Help choosing my first boat
 
I am new to the world of sailing, in my mid-50's and am asking for help in choosing a first and hopefully last boat. I am wanting to take sailing lessons (US Sailing) in the Chicago area, but due to my schedule, I will need to take private lessons. My preference would be to take lessons in my own boat. I am a former Navy jet pilot and have a grasp of the idea of lift created by the wind / sails, etc., but am totally ignorant of the sailing side of things. I've never sailed at all - not even a sunfish. I'm putting my 1971 Corvette up for sale and once it sells, I'm in the market for my first boat, up to @ $20,000. What I am wanting to avoid is buying a different boat for each level of proficiency that I reach. My sailing goals are limited to a large reservoir 30 min. from my home, with possibly doing some overnight sailing on Lake Michigan during vacations. I am needing to trailer a boat each and every time that I sail (because I'm too cheap to rent a slip) and therefore, need a good sized boat that can be trailered, with a shallow enough draft for lake sailing. I will probably be doing some solo-sailing and would also like to be able to have a solution for getting the mast up by myself and getting the boat in and out by myself as well. I am landlocked in north central Indiana and not surrounded by yacht clubs or alot of sailboats. From what I have gleaned on my own, here is my initial thinking - am I close?
- I think I need something with a swing keel for lake sailing (?)
- I think that I need to keep the length at 26' or less in order to trailer it (?)
- I prefer to avoid going the Sunfish / DaySailer route unless I need to (?)
- I prefer a cabin cruiser 22'-26' with a trailer and hopefully some kind of a mast system so that I can handle it by myself when needed
- Brand names that seem to be appealing are: Hunter, O'Day, MacGregor.
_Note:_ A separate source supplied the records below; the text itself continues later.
extern "C" __global__ __launch_bounds__(128) void qsmd5_batch_pc_nt_kernel(
    const ChunkDesc* __restrict__ chunks, const uint32_t* __restrict__ order, uint32_t n,
    uint32_t* __restrict__ digests, uint32_t skew, uint32_t lanes) {
  pc_body<false, kPcDepth, kPcHalf, true, false, kPcPace>(chunks, order, n, digests, 0, ~0ull,
                                                          nullptr, skew, nullptr, lanes);
}

extern "C" __global__ __launch_bounds__(128) void qsmd5_batch_pc2_nt_kernel(
    const ChunkDesc* __restrict__ chunks, const uint32_t* __restrict__ order, uint32_t n,
    uint32_t* __restrict__ digests, uint32_t skew, uint32_t lanes) {
  pc_body<false, 1, 2, true>(chunks, order, n, digests, 0, ~0ull, nullptr, skew, nullptr, lanes);
}

extern "C" __global__ __launch_bounds__(128) void qsmd5_column_pc_kernel(
    const ChunkDesc* __restrict__ segs, const uint32_t* __restrict__ order, uint32_t n,
    uint32_t* __restrict__ digests, uint64_t col_off, uint64_t col_w,
    uint32_t* __restrict__ states) {
  pc_body<true>(segs, order, n, digests, col_off, col_w, states, 0u);
}

extern "C" __global__ __launch_bounds__(128) void qsmd5_column_pc2_kernel(
    const ChunkDesc* __restrict__ segs, const uint32_t* __restrict__ order, uint32_t n,
    uint32_t* __restrict__ digests, uint64_t col_off, uint64_t col_w,
    uint32_t* __restrict__ states) {
  pc_body<true, 1, 2>(segs, order, n, digests, col_off, col_w, states, 0u);
}

#define QS_GP(p) ((const __attribute__((address_space(1))) void*)(uintptr_t)(p))
#define QS_LP(p) ((__attribute__((address_space(3))) void*)(uintptr_t)(uint32_t)(uintptr_t)(p))

#ifndef QS_COAL_AUX
#define QS_COAL_AUX 2
#endif
template <int U, int kU, int kTB, int kS, int kCPI, bool kImm>
__device__ __forceinline__ void coal_fast_group(uint32_t (&st)[4], const uint8_t* (&gp)[kS],
                                                u32x4 (*tile_buf)[64][kS], uint32_t lane,
                                                uint32_t rswz) {
  if constexpr (U < kU) {
#pragma unroll
    for (int i = 0; i < kS; ++i) {
      if constexpr (kImm) {
        constexpr int kOff = U * kTB * 64;
        __builtin_amdgcn_global_load_lds(
            QS_GP(gp[i]),
            QS_LP(reinterpret_cast<uintptr_t>(&tile_buf[(U + 1) & 1][i * kCPI][0]) - kOff), 16,
            kOff, QS_COAL_AUX);
      } else {
        __builtin_amdgcn_global_load_lds(QS_GP(gp[i]), QS_LP(&tile_buf[(U + 1) & 1][i * kCPI][0]),
                                         16, 0, QS_COAL_AUX);
        gp[i] += kTB * 64;
      }
    }
    asm volatile("s_waitcnt vmcnt(%0)" ::"n"(kS) : "memory");
#pragma unroll
    for (int h = 0; h < kTB; ++h) {
      uint32_t w[16];
      unpack4(w, 0, tile_buf[U & 1][lane][(4 * h + 0) ^ rswz]);
      unpack4(w, 1, tile_buf[U & 1][lane][(4 * h + 1) ^ rswz]);
      unpack4(w, 2, tile_buf[U & 1][lane][(4 * h + 2) ^ rswz]);
      unpack4(w, 3, tile_buf[U & 1][lane][(4 * h + 3) ^ rswz]);
      md5_compress(st, w);
    }
    asm volatile("s_waitcnt lgkmcnt(0)" ::: "memory");
    coal_fast_group<U + 1, kU, kTB, kS, kCPI, kImm>(st, gp, tile_buf, lane, rswz);
  }
}

template <int kTB, int kBufs, bool kImm = false, int kPrioEpoch = 0>
__device__ __forceinline__ void batch_coal_body(const ChunkDesc* __restrict__ chunks,
                                                const uint32_t* __restrict__ order, uint32_t n,
                                                uint32_t* __restrict__ digests) {
  constexpr int kS = 4 * kTB;
  constexpr int kCPI = 64 / kS;
  constexpr int kUImm = 4;
  constexpr int kPad = kImm ? ((kUImm - 1) * kTB * 64 + 15) / 16 : 0;
  __shared__ u32x4 tile_raw[kPad + kBufs * 64 * kS];
  u32x4 (*tile_buf)[64][kS] = reinterpret_cast<u32x4 (*)[64][kS]>(tile_raw + kPad);
  const uint32_t lane = threadIdx.x;
  const uint32_t t = blockIdx.x * 64u + lane;
  uint32_t idx = 0;
  ChunkDesc cd = {nullptr, 0};
  if (t < n) {
    idx = order ? order[t] : t;
    cd = chunks[idx];
  }
  const uint32_t nblk = (uint32_t)(cd.len >> 6);
  const uint32_t ntiles = rfl_u32((wave_max_u32(nblk) + (kTB - 1)) / kTB);
  auto swz = [](uint32_t c) -> uint32_t {
    return kTB == 2 ? ((c >> 1) & 7u) : (c & 15u);
  };

  const uint32_t slot = lane % kS;
  const uint64_t myptr = reinterpret_cast<uint64_t>(cd.ptr);
  const uint8_t* src[kS];
  uint32_t src_nblk[kS], piece[kS];
#pragma unroll
  for (int i = 0; i < kS; ++i) {
    const int c = i * kCPI + (int)(lane / kS);
    const uint32_t lo = (uint32_t)__shfl((int)(uint32_t)myptr, c, 64);
    const uint32_t hi = (uint32_t)__shfl((int)(uint32_t)(myptr >> 32), c, 64);
    src[i] = reinterpret_cast<const uint8_t*>(((uint64_t)hi << 32) | lo);
    src_nblk[i] = (uint32_t)__shfl((int)nblk, c, 64);
    piece[i] = slot ^ swz((uint32_t)c);
  }
  const uint8_t* dummy = reinterpret_cast<const uint8_t*>(chunks);
  auto issue_tile = [&](uint32_t b, uint32_t tl) {
#pragma unroll
    for (int i = 0; i < kS; ++i) {
      const uint32_t blk = min(tl * (uint32_t)kTB + (piece[i] >> 2), src_nblk[i] - 1u);
      const uint8_t* g = src_nblk[i] ? src[i] + (uint64_t)blk * 64u + (piece[i] & 3u) * 16u
                                     : dummy;
      __builtin_amdgcn_global_load_lds(QS_GP(g), QS_LP(&tile_buf[b][i * kCPI][0]), 16, 0,
                                       QS_COAL_AUX);
    }
  };
  const uint32_t rswz = swz(lane);
  uint32_t st[4] = {kInit0, kInit1, kInit2, kInit3};
#pragma unroll
  for (int k = 0; k < kBufs - 1; ++k)
    if ((uint32_t)k < ntiles) issue_tile((uint32_t)k, (uint32_t)k);
  uint32_t tl = 0;
  if constexpr (kBufs == 2) {
    constexpr int kU = kImm ? kUImm : 2;
    const bool full_wave = (blockIdx.x + 1u) * 64u <= n;
    const uint32_t fast_tiles = full_wave ? rfl_u32(wave_min_u32(nblk)) / (uint32_t)kTB : 0u;
    const uint8_t* gp[kS];
#pragma unroll
    for (int i = 0; i < kS; ++i)
      gp[i] = src[i] + kTB * 64u + (piece[i] >> 2) * 64u + (piece[i] & 3u) * 16u;
    for (; tl + (uint32_t)kU < fast_tiles; tl += (uint32_t)kU) {
      if constexpr (kPrioEpoch > 0) {
        const uint32_t wave_id = __builtin_amdgcn_s_getreg((3 << 11) | 4) & 0xfu;
        if (((tl >> kPrioEpoch) ^ wave_id) & 1u) __builtin_amdgcn_s_setprio(1);
        else __builtin_amdgcn_s_setprio(0);
      }
      coal_fast_group<0, kU, kTB, kS, kCPI, kImm>(st, gp, tile_buf, lane, rswz);
      if constexpr (kImm) {
#pragma unroll
        for (int i = 0; i < kS; ++i) gp[i] += kU * kTB * 64;
      }
    }
  }
  for (; tl < ntiles; ++tl) {
    const uint32_t b = tl % kBufs;
    if (tl + (kBufs - 1) < ntiles) {
      issue_tile((tl + (kBufs - 1)) % kBufs, tl + (kBufs - 1));
      if constexpr (kS * (kBufs - 1) == 8) asm volatile("s_waitcnt vmcnt(8)" ::: "memory");
      else if constexpr (kS * (kBufs - 1) == 16) asm volatile("s_waitcnt vmcnt(16)" ::: "memory");
      else asm volatile("s_waitcnt vmcnt(0)" ::: "memory");
    } else {
      asm volatile("s_waitcnt vmcnt(0)" ::: "memory");
    }
#pragma unroll
    for (int h = 0; h < kTB; ++h) {
      u32x4 q0 = tile_buf[b][lane][(4 * h + 0) ^ rswz];
      u32x4 q1 = tile_buf[b][lane][(4 * h + 1) ^ rswz];
      u32x4 q2 = tile_buf[b][lane][(4 * h + 2) ^ rswz];
      u32x4 q3 = tile_buf[b][lane][(4 * h + 3) ^ rswz];
      if (tl * (uint32_t)kTB + h < nblk) {
        uint32_t w[16];
        unpack4(w, 0, q0);
        unpack4(w, 1, q1);
        unpack4(w, 2, q2);
        unpack4(w, 3, q3);
        md5_compress(st, w);
      }
    }
    asm volatile("s_waitcnt lgkmcnt(0)" ::: "memory");
  }
  if (t >= n) return;
  finish(st, cd.ptr + ((uint64_t)nblk << 6), (uint32_t)(cd.len & 63u), cd.len);
  u32x4 o = {st[0], st[1], st[2], st[3]};
  *reinterpret_cast<u32x4*>(digests + 4u * (uint64_t)idx) = o;
}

night0wl 07-01-2009 01:28 AM

Cant lose with a Catalina 250 water ballast. A little above your price range new...but used are pretty good in the $20k range.

mygoggie 07-01-2009 04:34 AM

There are a lot of things to mention, but utmost of all important things is that you must fall in love when you set foot on her. If you do not get that feeling, then she is not yours.

Also remember a rule that I learned. Once you made a list of items to be fixed on your proposed boat, then you times the estimated money and time by three and you should be very close to your final values.

Lastly, sailing is almost 100% like flying, so you will pick it up very quickly if you are a fly by the seat of your pants pilot. The theory is the same, just the aerodynamic planes are vertical instead of horisontal.

Half the fun of owning a boat is finding the one you want - take your time and enjoy!!

Blessed sailing!

CorsairA7E 07-04-2009 08:53 AM

Stepping up
 
Due to my lack of experience and waiting on my Vette to sell, I bought a 14' Javelin by O'Day. I live across the road from a smaller reservoir and plan to take lessons and practice close by the house. Next spring, I'm looking at trying to buy a used MacGregor 26M or X, depending on the finances. Thanks for your input.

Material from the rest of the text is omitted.